Why transgender persons are not gays

Audrey Mbugua, a transgender, during an interview on October 10, 2014. She has requested Maina Kiai to stop using the challenges faced by intersex people and transgender persons to pimp up the gay rights campaign. PHOTO | WILLIAM OERI | NATION MEDIA GROUP

What you need to know:

  • It is manifested by the habit of turning the experiences and struggles of minorities such as transgender and intersex persons into gay struggles.
  • I call upon all human rights actors and media houses to respect transgender and intersex people and refrain from placing gay labels on them.

Old habits die hard. The gaynisation of transgender and intersex people is a common and morally accepted theme in human rights circles and media houses.

Gaynisation refers to the immoral act of terming people who are not gays as gays.

It is manifested by the habit of turning the experiences and struggles of minorities such as transgender and intersex persons into gay struggles.

A case in point is Maina Kiai’s article titled ‘No one chooses to become gay, it depends on how one was created’ (Saturday Nation, August 27, 2016).

Mr Kiai serves as the United Nations Special Rapporteur on the rights to freedom of peaceful assembly and of association.

The article starts off by castigating the president of the International Association of Athletics Federations (IAAF) for his wish to challenge a ruling that suspended the monitoring of female athletes with higher than usual levels of testosterone — testosterone is a sex hormone found both in male and females, but its levels are significantly higher among male persons.

Mr Kiai then ropes in athlete Caster Semenya from South Africa, whose colleagues at the Rio Olympics raised debate on whether Caster’s (and two other athletes) male sex hormone level gave her undue advantage over them.

Anecdotally, Semenya has been said to be an intersex individual. Intersex is defined as a status in which an individual is born with physical sex characteristics that are found in male and female bodies.

It is after these that Mr Kiai turns the subject of intersexuality (formerly known as hermaphroditism) into fodder for gay rights campaigns.

Mr Kiai’s article uses the struggles of children and adults with these intersex conditions to campaign for the rights of homosexual men and women as well as rooting for an annual gay pride.

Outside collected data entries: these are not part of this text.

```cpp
#define RTX_GL(R, X, q, base, row, ks) R##X##q = *(const uint4*)((base) + (size_t)(q) * RPP * (row) + (size_t)(ks) * ((row) == rowA ? kstA : kstB));
#define RTX_GLOAD(R, ks) {                                                  \
    RTX_GL(R, a, 0, gA, rowA, ks) RTX_GL(R, a, 1, gA, rowA, ks)             \
    if (PA == 4) { RTX_GL(R, a, 2, gA, rowA, ks) RTX_GL(R, a, 3, gA, rowA, ks) } \
    RTX_GL(R, b, 0, gB, rowB, ks) RTX_GL(R, b, 1, gB, rowB, ks)             \
    if (PB == 4) { RTX_GL(R, b, 2, gB, rowB, ks) RTX_GL(R, b, 3, gB, rowB, ks) } }
#define RTX_LS(R, X, q, off, st) *(uint4*)(smem + (st) * STAGE + (off) + (q) * RPP * RTX_LDS_ROW) = R##X##q;
#define RTX_LSTORE(R, st) {                                                 \
    RTX_LS(R, a, 0, lds_a, st) RTX_LS(R, a, 1, lds_a, st)                   \
    if (PA == 4) { RTX_LS(R, a, 2, lds_a, st) RTX_LS(R, a, 3, lds_a, st) }  \
    RTX_LS(R, b, 0, lds_b, st) RTX_LS(R, b, 1, lds_b, st)                   \
    if (PB == 4) { RTX_LS(R, b, 2, lds_b, st) RTX_LS(R, b, 3, lds_b, st) } }
#define RTX_COMPUTE(st)                                                                                       \
    {                                                                                                         \
        const unsigned char* sA = smem + (st) * STAGE + (wm * 64 + r) * RTX_LDS_ROW + g * 16;                 \
        const unsigned char* sB = smem + (st) * STAGE + (BM + wn * (NB * 32) + r) * RTX_LDS_ROW + g * 16;     \
        _Pragma("unroll") for (int kk = 0; kk < KB / 32; ++kk) {                                              \
            const uint4 a0 = *(const uint4*)(sA + kk * 32);                                                   \
            const uint4 a1 = *(const uint4*)(sA + 32 * RTX_LDS_ROW + kk * 32);                                \
            _Pragma("unroll") for (int j = 0; j < NB; ++j) {                                                  \
                const uint4 b = *(const uint4*)(sB + j * 32 * RTX_LDS_ROW + kk * 32);                         \
                Mma<T>::run(acc[0][j], a0, b);                                                                \
                Mma<T>::run(acc[1][j], a1, b);                                                                \
            }                                                                                                 \
        }                                                                                                     \
    }

    if constexpr (DEPTH3) {
        uint4 ua0, ua1, ua2, ua3, ub0, ub1, ub2, ub3;
        if (nk > 0) {
            RTX_GLOAD(r, ks0)
            RTX_LSTORE(r, 0)
            RTX_GLOAD(r, min(ks0 + 1, ks1 - 1))
            RTX_GLOAD(s, min(ks0 + 2, ks1 - 1))
            __syncthreads();
#define RTX_STEP(U, R, st, k)                                                   \
            RTX_GLOAD(U, min(ks0 + t + (k) + 3, ks1 - 1))                       \
            __builtin_amdgcn_sched_barrier(0);                                  \
            if (t + (k) < nk) { RTX_COMPUTE(st) }                               \
            if (t + (k) + 1 < nk) { RTX_LSTORE(R, 1 - (st)) }                   \
            __syncthreads();
            for (int t = 0; t < nk; t += 6) {
                RTX_STEP(u, r, 0, 0) RTX_STEP(r, s, 1, 1) RTX_STEP(s, u, 0, 2)
                RTX_STEP(u, r, 1, 3) RTX_STEP(r, s, 0, 4) RTX_STEP(s, u, 1, 5)
            }
#undef RTX_STEP
        }
    } else if (nk == 1) {
        RTX_GLOAD(r, ks0)
        RTX_LSTORE(r, 0)
        __syncthreads();
        RTX_COMPUTE(0)
    } else if (nk > 1) {
        RTX_GLOAD(r, ks0)
        RTX_LSTORE(r, 0)
        RTX_GLOAD(r, ks0 + 1)
        __syncthreads();
        int t = 0;
        for (; t + 3 < nk; t += 2) {
            RTX_GLOAD(s, ks0 + t + 2)
            __builtin_amdgcn_sched_barrier(0);
            RTX_COMPUTE(0)
            RTX_LSTORE(r, 1)
            __syncthreads();
            RTX_GLOAD(r, ks0 + t + 3)
            __builtin_amdgcn_sched_barrier(0);
            RTX_COMPUTE(1)
            RTX_LSTORE(s, 0)
            __syncthreads();
        }
        const bool three = (nk - t) == 3;
        if (three) { RTX_GLOAD(s, ks0 + t + 2) }
        RTX_COMPUTE(0)
        RTX_LSTORE(r, 1)
        __syncthreads();
        RTX_COMPUTE(1)
        if (three) {
            RTX_LSTORE(s, 0)
            __syncthreads();
            RTX_COMPUTE(0)
        }
    }
#undef RTX_GL
#undef RTX_GLOAD
#undef RTX_LS
#undef RTX_LSTORE
#undef RTX_COMPUTE

    if constexpr (EPI == RTX_EPI_BIAS_ROWS) {
        typedef __attribute__((ext_vector_type(4))) float f32x4_t;
        constexpr int WCOLS = NB * 32, WLD = WCOLS + 4, HC = WCOLS / 2, NQ = HC / 4;
        static_assert(WM * WN * 32 * WLD * 4 <= 2 * STAGE, "epilogue scratch must fit in the stages");
        __syncthreads();
        float* wreg = (float*)smem + wave * (32 * WLD);
        const int erow = lane >> 1, ehalf = lane & 1;
        constexpr int LPR = WCOLS / 4, RPI = 64 / LPR;
        const int srow = lane / LPR, scol = (lane % LPR) * 4;
        const int col0 = tn * BN + wn * WCOLS;
        float bj[NB];
#pragma unroll
        for (int j = 0; j < NB; ++j) {
            const int col = col0 + j * 32 + r;
            bj[j] = p.bias ? p.bias[col < p.N_real ? col : 0] : 0.f;
        }
        const long ld = p.ldc;
        const bool vec_ok = ((ld & 3) == 0) && (((uintptr_t)p.C & 15) == 0);
#pragma unroll
        for (int i = 0; i < 2; ++i) {
#pragma unroll
            for (int j = 0; j < NB; ++j)
#pragma unroll
                for (int e = 0; e < 16; ++e) wreg[((e & 3) + 8 * (e >> 2) + 4 * g) * WLD + j * 32 + r] = acc[i][j][e] + bj[j];
            __builtin_amdgcn_wave_barrier();
            f32x4_t v[NQ];
#pragma unroll
            for (int q = 0; q < NQ; ++q) v[q] = *(const f32x4_t*)(wreg + erow * WLD + ehalf * HC + q * 4);
            __builtin_amdgcn_wave_barrier();
            const int row = tm * BM + wm * 64 + i * 32 + erow;
            const int colh = col0 + ehalf * HC;
            if (p.lse_part) {
                float m = -INFINITY;
#pragma unroll
                for (int q = 0; q < NQ; ++q)
#pragma unroll
                    for (int k = 0; k < 4; ++k)
                        if (colh + q * 4 + k < p.N_real) m = fmaxf(m, v[q][k]);
                const float mm = fmaxf(m, __shfl_xor(m, 1, 64));
                float sum = 0.f;
                if (mm != -INFINITY) {
#pragma unroll
                    for (int q = 0; q < NQ; ++q)
#pragma unroll
                        for (int k = 0; k < 4; ++k)
                            if (colh + q * 4 + k < p.N_real) sum += __expf(v[q][k] - mm);
                }
                sum += __shfl_xor(sum, 1, 64);
                if (ehalf == 0 && row < p.M_real) p.lse_part[(size_t)row * p.lse_ld + (tn * WN + wn)] = make_float2(mm, sum);
            }
            f32x4_t w[32 / RPI];
#pragma unroll
            for (int it = 0; it < 32 / RPI; ++it) w[it] = *(const f32x4_t*)(wreg + (it * RPI + srow) * WLD + scol);
            __builtin_amdgcn_wave_barrier();
            if (p.C16) {
                typedef __attribute__((ext_vector_type(4))) _Float16 f16x4_t;
#pragma unroll
                for (int it = 0; it < 32 / RPI; ++it) {
                    const int orow = tm * BM + wm * 64 + i * 32 + it * RPI + srow;
                    if (orow < p.M_real) {
                        f16x4_t h;
#pragma unroll
                        for (int k = 0; k < 4; ++k) h[k] = (_Float16)__builtin_amdgcn_fmed3f(w[it][k], -65504.f, 65504.f);
                        *(f16x4_t*)((_Float16*)p.C16 + (size_t)orow * p.ldc16 + col0 + scol) = h;
                    }
                }
                continue;
            }
#pragma unroll
            for (int it = 0; it < 32 / RPI; ++it) {
                const int orow = tm * BM + wm * 64 + i * 32 + it * RPI + srow;
                const int c = col0 + scol;
                if (orow < p.M_real) {
                    float* dst = p.C + (size_t)orow * ld + c;
                    if (vec_ok && c + 3 < p.N_real) {
                        *(f32x4_t*)dst = w[it];
                    } else {
#pragma unroll
                        for (int k = 0; k < 4; ++k)
                            if (c + k < p.N_real) dst[k] = w[it][k];
                    }
                }
            }
        }
        return;
    }
    const int row_base = tm * BM + wm * 64 + 4 * g;
    const int col_base = tn * BN + wn * (NB * 32) + r;
    const long ld = (EPI == RTX_EPI_GRAD) ? (long)p.N_real : p.ldc;
    float* cp = p.C + (EPI == RTX_EPI_STORE ? (size_t)split * p.slab_stride : (size_t)0) + (size_t)row_base * ld + col_base;
#pragma unroll
    for (int i = 0; i < 2; ++i) {
#pragma unroll
        for (int j = 0; j < NB; ++j) {
            const int col = col_base + j * 32;
#pragma unroll
            for (int e = 0; e < 16; ++e) {
                const int dr = i * 32 + (e & 3) + 8 * (e >> 2);
                const int row = row_base + dr;
                const float v = acc[i][j][e];
                float* dst = cp + (long)dr * ld + j * 32;
                if (EPI == RTX_EPI_STORE) {
                    *dst = v;
                } else {
                    if (row < p.M_real) {
                        if (col < p.N_real)
                            *dst = v;
                        else if (col == p.N_real && p.gbias)
                            p.gbias[row] = v;
                    }
                }
            }
        }
    }
}

struct TileShape {
    int wm, wn, nb, kb;
    bool depth3;
    unsigned epis[3];
    const char* only;
};
constexpr unsigned EPI_S = 1u << RTX_EPI_STORE, EPI_B = 1u << RTX_EPI_BIAS_ROWS, EPI_G = 1u << RTX_EPI_GRAD, EPI_ALL = EPI_S | EPI_B | EPI_G;
constexpr TileShape kTile[RTX_TILE_COUNT] = {
     {2, 2, 2, 128, false, {EPI_ALL, EPI_ALL, EPI_S}, nullptr},
     {4, 2, 2, 128, false, {EPI_ALL, EPI_ALL, 0}, nullptr},
     {2, 4, 2, 128, false, {EPI_ALL, EPI_ALL, 0}, nullptr},
     {2, 2, 2, 64, false, {0, EPI_B, 0}, "the 64-byte-slice tile exists for bf16 operands with the bias epilogue only"},
     {2, 2, 2, 128, true, {0, EPI_S | EPI_B, 0}, "the depth-3 tile exists for bf16 operands with the store / bias epilogues only"},
};

void rtx_gemm_tile_dims(int shape, int* bm, int* bn)
{
    const TileShape& t = kTile[shape >= 0 && shape < RTX_TILE_COUNT ? shape : RTX_TILE_128x128];
    *bm = t.wm * 64;
    *bn = t.wn * t.nb * 32;
}

template <typename T> constexpr int kDtypeOf = std::is_same<T, float>::value ? RTX_DT_F32 : std::is_same<T, bf16_t>::value ? RTX_DT_BF16 : RTX_DT_FP8;

template <typename T, int EPI> static void launch_shape(const RtxGemm& g, dim3 grid, hipStream_t stream)
{
    rtx_dispatch_index<RTX_TILE_COUNT>(g.tile_shape, [&](auto shape) {
        constexpr TileShape t = kTile[decltype(shape)::value];
        if constexpr ((t.epis[kDtypeOf<T>] >> EPI) & 1)
            hipLaunchKernelGGL((rtx_gemm_nt<T, EPI, t.wm, t.wn, t.nb, t.kb, t.depth3>), grid, dim3(t.wm * t.wn * 64), 0, stream, g);
    });
}

template <typename T> static void launch_type(const RtxGemm& g, int epilogue, dim3 grid, hipStream_t stream)
{
    rtx_dispatch_index<3>(epilogue, [&](auto epi) { launch_shape<T, decltype(epi)::value>(g, grid, stream); });
}

int rtx_gemm_launch(const RtxGemm& g, int dtype, int epilogue, hipStream_t stream)
{
    RTX_CHECK(dtype >= RTX_DT_F32 && dtype <= RTX_DT_FP8, RTX_EINVAL, "gemm: bad operand type %d", dtype);
    RTX_CHECK(epilogue >= RTX_EPI_STORE && epilogue <= RTX_EPI_GRAD, RTX_EINVAL, "gemm: bad epilogue %d", epilogue);
    RTX_CHECK(g.tile_shape >= 0 && g.tile_shape < RTX_TILE_COUNT, RTX_EINVAL, "gemm: bad tile shape %d", g.tile_shape);
    const TileShape& tile = kTile[g.tile_shape];
    const bool served = (tile.epis[dtype] >> epilogue) & 1;
    RTX_CHECK(dtype != RTX_DT_FP8 || served, RTX_EINVAL,
              "gemm: fp8 operands only with the plain-store epilogue and the 128x128 tile (Gram matrix of binary data)");
    RTX_CHECK(served, RTX_EINVAL, "gemm: %s", tile.only);
    RTX_CHECK(g.m_tiles > 0 && g.n_tiles > 0 && g.k_slices > 0 && g.splits > 0, RTX_EINVAL, "gemm: empty problem");
    RTX_CHECK(epilogue == RTX_EPI_STORE || g.splits == 1, RTX_EINVAL, "gemm: split-K only with EPI_STORE");
    if (g.C16) {
        RTX_CHECK(epilogue == RTX_EPI_BIAS_ROWS && dtype == RTX_DT_BF16 && (g.ldc16 & 3) == 0 && (((uintptr_t)g.C16) & 7) == 0 &&
                      g.ldc16 >= (long)g.n_tiles * (tile.wn * tile.nb * 32),
                  RTX_EINVAL, "gemm: half-precision logits need the bias epilogue, bf16 operands and an 8-byte aligned [M][ldc16 >= N_pad] image");
    }
    const int tiles = g.m_tiles * g.n_tiles;
    int groups, gsize;
    if (g.syrk_lower) {
        RTX_CHECK(g.m_tiles == g.n_tiles && g.splits == 1 && g.tile_shape == RTX_TILE_128x128 && epilogue == RTX_EPI_STORE, RTX_EINVAL,
                  "gemm: syrk_lower needs a square 128x128-tiled problem without split-K");
        const int pr = (g.m_tiles + 7) / 8;
        groups = pr * (pr + 1) / 2;
        gsize = 64;
    } else if (g.splits > 1) { groups = g.splits; gsize = tiles; }
    else if (g.m_tiles <= g.n_tiles) { groups = g.n_tiles; gsize = g.m_tiles; }
    else { groups = g.m_tiles; gsize = g.n_tiles; }
    const dim3 grid((unsigned)(8 * ((groups + 7) / 8) * gsize));
    if (dtype == RTX_DT_FP8) launch_type<fp8_t>(g, epilogue, grid, stream);
    else if (dtype == RTX_DT_BF16) launch_type<bf16_t>(g, epilogue, grid, stream);
    else launch_type<float>(g, epilogue, grid, stream);
    RTX_HIP(hipGetLastError());
    return RTX_OK;
}
```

He states that “The salient issue from this saga is how we determine what is ‘normal’ or 'natural'. And, this especially relevant when dealing with matters affecting LGBTI, more so in a country where our homophobia is massive.”

STEER CLEAR
While I respect Mr Kiai’s right to campaign for gay rights, I request him to stop using the challenges faced by intersex people and transgender persons to pimp up the gay rights campaign.

If Mr Kiai is honest about wanting to challenge what the IAAF is considering for persons with hyperandrogenism or intersex conditions or promoting the human rights of persons with intersex conditions, then he should do it without bringing in homosexuality.

One more jarring aspect of the article is its title. The title of his article gives the impression that the subjects of his article — lesbians, gays, bisexuals, transgender and intersex persons — are all born gay.

Transgender and intersex people are not gays or lesbians. The subject of whether a transgender or intersex person can be gay or lesbian is a matter of another day.

There is no relationship between transgenderism, intersexuality and homosexuality. That is a fact.

Transgender and intersex persons face transphobia and intersexphobia respectively — not homophobia.

Mr Kiai ends up denigrating and exacerbating the human rights situation of transgender and intersex persons by erroneously labelling them as gays.

Understanding these terms and their manifestations is necessary to address them, thereby improving the health and socio-economic status of transgender and intersex persons.

I call upon all human rights actors and media houses to respect transgender and intersex people and refrain from placing gay labels on them.